It’s hard not to fall in love with baseball in spring
PHOENIX, TAMPA, oh I don’t know – Every year, sometime in mid-February, I get off an airplane and try to rush to the rental car place only to get stuck behind some Harry and Mildred who suddenly can’t remember if the lady said baggage claim A or baggage claim D.
They lean left together, then mosey right, then wander left, and just when I sense exactly what the next move is, they split up, one drawn by the little toy dog yapping in circles on the floor of the gift shop, the other off to check the pay phone for abandoned change.
I don’t know why I’m in such a hurry, other than being capable of being in a hurry, which I suppose is the last thing to go before A’s start sounding like D’s.
Anyway, once down the escalators, through the baggage claim area (checking bags is for tourists and people who don’t trust their neighbors) and into the street, I make myself the same, familiar promise.
I did it this year and last year and for going on a couple dozen before that.
You will not, I instruct, fall for the .600 batting average. You will not fall for the pitcher you’ve never heard of who just struck out Albert Pujols. Twice.
You will allow for some optimism from the Pittsburgh Pirates, but you will not write it. Nor will you laugh out loud, because that’s rude.
You will remember that pitchers are way ahead of hitters at this point. Or the other way around.
You will instinctively understand that when a guy in a walking boot says he’ll “for sure” be ready by opening day, he’ll suit up for the first time on July 1.
There will be one person in every camp who’ll greet you as if you’d saved his life. Twice. And then when he thinks you’re looking away, will try to read the name on your credential.
Every guy who hit .212 last season? He’ll hit .212 this season, too. Or be cut in March.
Just because the other baseball writer at the office knows exactly what he’s writing every day from now until the All-Star break, you will not feel guilty for not having a particularly clear idea what you’re writing this afternoon.

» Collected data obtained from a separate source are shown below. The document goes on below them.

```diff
-            host_lists['fused_desc'] = np.ascontiguousarray(np.concatenate([fd[k16], fd[k32a], fd[k32b]]))
+            small = np.concatenate([fd[k16], fd[k32a], fd[k32b]])
+            host_lists['fused_desc'] = np.ascontiguousarray(small) if small.size else np.zeros((1, fd.shape[1]), dtype=np.int32)
+            if k64a.any() or k64b.any():
+                fd64 = fd if wide_rec else sixteen(fd[:, :8])
+                host_lists['fused64_desc'] = np.ascontiguousarray(np.concatenate([fd64[k64a], fd64[k64b]]))
             fused_var = np.zeros(flat.V, dtype=bool)
             fused_var[pv[fz]] = True
             keep = ~fused_var[pd[:, 0]]
@@ -161,14 +175,15 @@
                     host_lists['v2f_rest_' + name] = (self._v2f_records(flat, vs) if name == 'wide' and os.environ.get('LHVI_PBP_V2F_REC', '1') != '0' else
                                                       vs.astype(np.int32) if vs.size else np.zeros(1, dtype=np.int32))
                     rest_parts.append((name, int(vs.size)))
-            self._fused = dict(counts=(int(k16.sum()), int(k32a.sum()), int(k32b.sum())), n_prop_rest=int(keep.sum()),
-                               n_resample_rest=int(rkeep.sum()), rest_parts=rest_parts)
+            self._fused = dict(counts=(int(k16.sum()), int(k32a.sum()), int(k32b.sum())), counts64=(int(k64a.sum()), int(k64b.sum())),
+                               n_prop_rest=int(keep.sum()), n_resample_rest=int(rkeep.sum()), rest_parts=rest_parts)
         dev_lists = _abi.upload(host_lists)
         for name in ('np_dev', 'resample_vars', '_static_idx', 'prop_desc'):
             setattr(self, name, dev_lists[name])
         if self._fused is not None:
             F = self._fused
             F['desc'], F['prop_desc_rest'], F['resample_rest'] = dev_lists['fused_desc'], dev_lists['prop_desc_rest'], dev_lists['resample_rest']
+            F['desc64'] = dev_lists.get('fused64_desc')
             F['v2f_rest'] = tuple(x for name, cnt in F['rest_parts'] for x in (dev_lists['v2f_rest_' + name], cnt)) if F['rest_parts'] else None
         if 'prop_hub' in dev_lists:
             self.prop_hub = dev_lists['prop_hub']
@@ -426,9 +441,15 @@
             F = self._fused
             s = self._struct()
             n16, n32a, n32b = F['counts']
-            _abi.check(l.lhvi_pbp_var_fused(g, s, _abi.ptr(self.f2v), _abi.ptr(self.v2f), _abi.ptr(self.eta), _abi.ptr(self.q_dev),
-                                            _abi.ptr(getattr(self, 'var_gid', None)), int(self.seed), int(self._draws),
-                                            _abi.ptr(self.old_particles), _abi.ptr(self.uniq), _abi.ptr(F['desc']), n16, n32a, n32b, st))
+            if n16 + n32a + n32b:
+                _abi.check(l.lhvi_pbp_var_fused(g, s, _abi.ptr(self.f2v), _abi.ptr(self.v2f), _abi.ptr(self.eta), _abi.ptr(self.q_dev),
+                                                _abi.ptr(getattr(self, 'var_gid', None)), int(self.seed), int(self._draws),
+                                                _abi.ptr(self.old_particles), _abi.ptr(self.uniq), _abi.ptr(F['desc']), n16, n32a, n32b, st))
+            if F['desc64'] is not None:
+                n64a, n64b = F['counts64']
+                _abi.check(l.lhvi_pbp_var_fused64(g, s, _abi.ptr(self.f2v), _abi.ptr(self.v2f), _abi.ptr(self.eta), _abi.ptr(self.q_dev),
+                                                  _abi.ptr(getattr(self, 'var_gid', None)), int(self.seed), int(self._draws),
+                                                  _abi.ptr(self.old_particles), _abi.ptr(self.uniq), _abi.ptr(F['desc64']), n64a, n64b, st))
             w, nw, nr, nn, hb, nh, m16, c16, m32, c32 = F['v2f_rest']
             s.v2f_wide, s.n_v2f_wide, s.v2f_narrow, s.n_v2f_narrow = _abi.ptr(w), nw, _abi.ptr(nr), nn
             s.v2f_hub, s.n_v2f_hub = _abi.ptr(hb), nh
```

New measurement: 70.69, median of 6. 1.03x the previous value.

It’s OK to notice the smell of the fresh-mown grass, the pep in the skipper’s step, the crack of the bat, the pop of the catcher’s mitt, the clatter of spikes over crusty red clay and that special look in the eye of the guy who hit .212 last season. But you will not mention them. Not to anyone. Not ever.
Formerly reedy second basemen who show up 30 pounds heavier with toasters for biceps – all of that coming from four months in the gym – are not to be praised for their offseason workout regimen. They are, however, to be lauded for their huevos. Assuming, you know …
Nobody has a visa problem. What he has is a procrastination problem. Or, perhaps, an identity problem.
I will not, under any circumstances, tweet play-by-play from an exhibition baseball game, play-by-play from exhibition batting practice, play-by-play from the line at Fancy Bill’s Sno-Cone Stand, play-by-play from a 14-hour work day or, for damned sure, play-by-play from a three-hour work day.
Unless I’m absolutely positive it’ll get me 20 more followers. (@TBrownYahoo).
While standing on a concrete island waiting on the rental car van, I promise myself that this year I will write shorter sentences, because even if that’s how your brain works and how the words come out, people can’t get through that stuff, and nobody likes having to go back over the same 90-word sentence three times just because you’re incapable of sticking a period in there somewhere and no one took the time to teach you the difference between a colon and a semi-colon and a long dash and now you’re afraid to use any of them, which is about the same kind of lazy as not showing up to the embassy to get your visa until seven hours before your flight leaves.
This is absolutely the stuff that goes through my head, that spring training is spring training, that it is not romantic when a guy takes his first swing of the year. It’s practice. And, besides, he probably took 1,800 swings last week, and just because I wasn’t around to see them doesn’t make them any less romantic. Or more romantic, for that matter.
It just is.
Every year it’s the same, these oaths to myself. And every year I forget every single one, and fall in love with the kid who throws 98 and couldn’t hit my hotel from the handicapped parking spots, and gush over the 38-year-old hanger-on who hits six consecutive balls deep into the desert, all of them off a 72-year-old coach, and believe it when the new Pirates manager says they really, really have a shot this season.
This year, though, was going to be different.
I could tell, because I was so consumed by these thoughts, I missed the rental car van.
As the van drove off, I gazed at the folks inside. They peered back, I assumed wondering exactly what it was I was waiting for. And why I was talking to myself. That’s when it struck me.
Harry and Mildred had beaten me to the bus.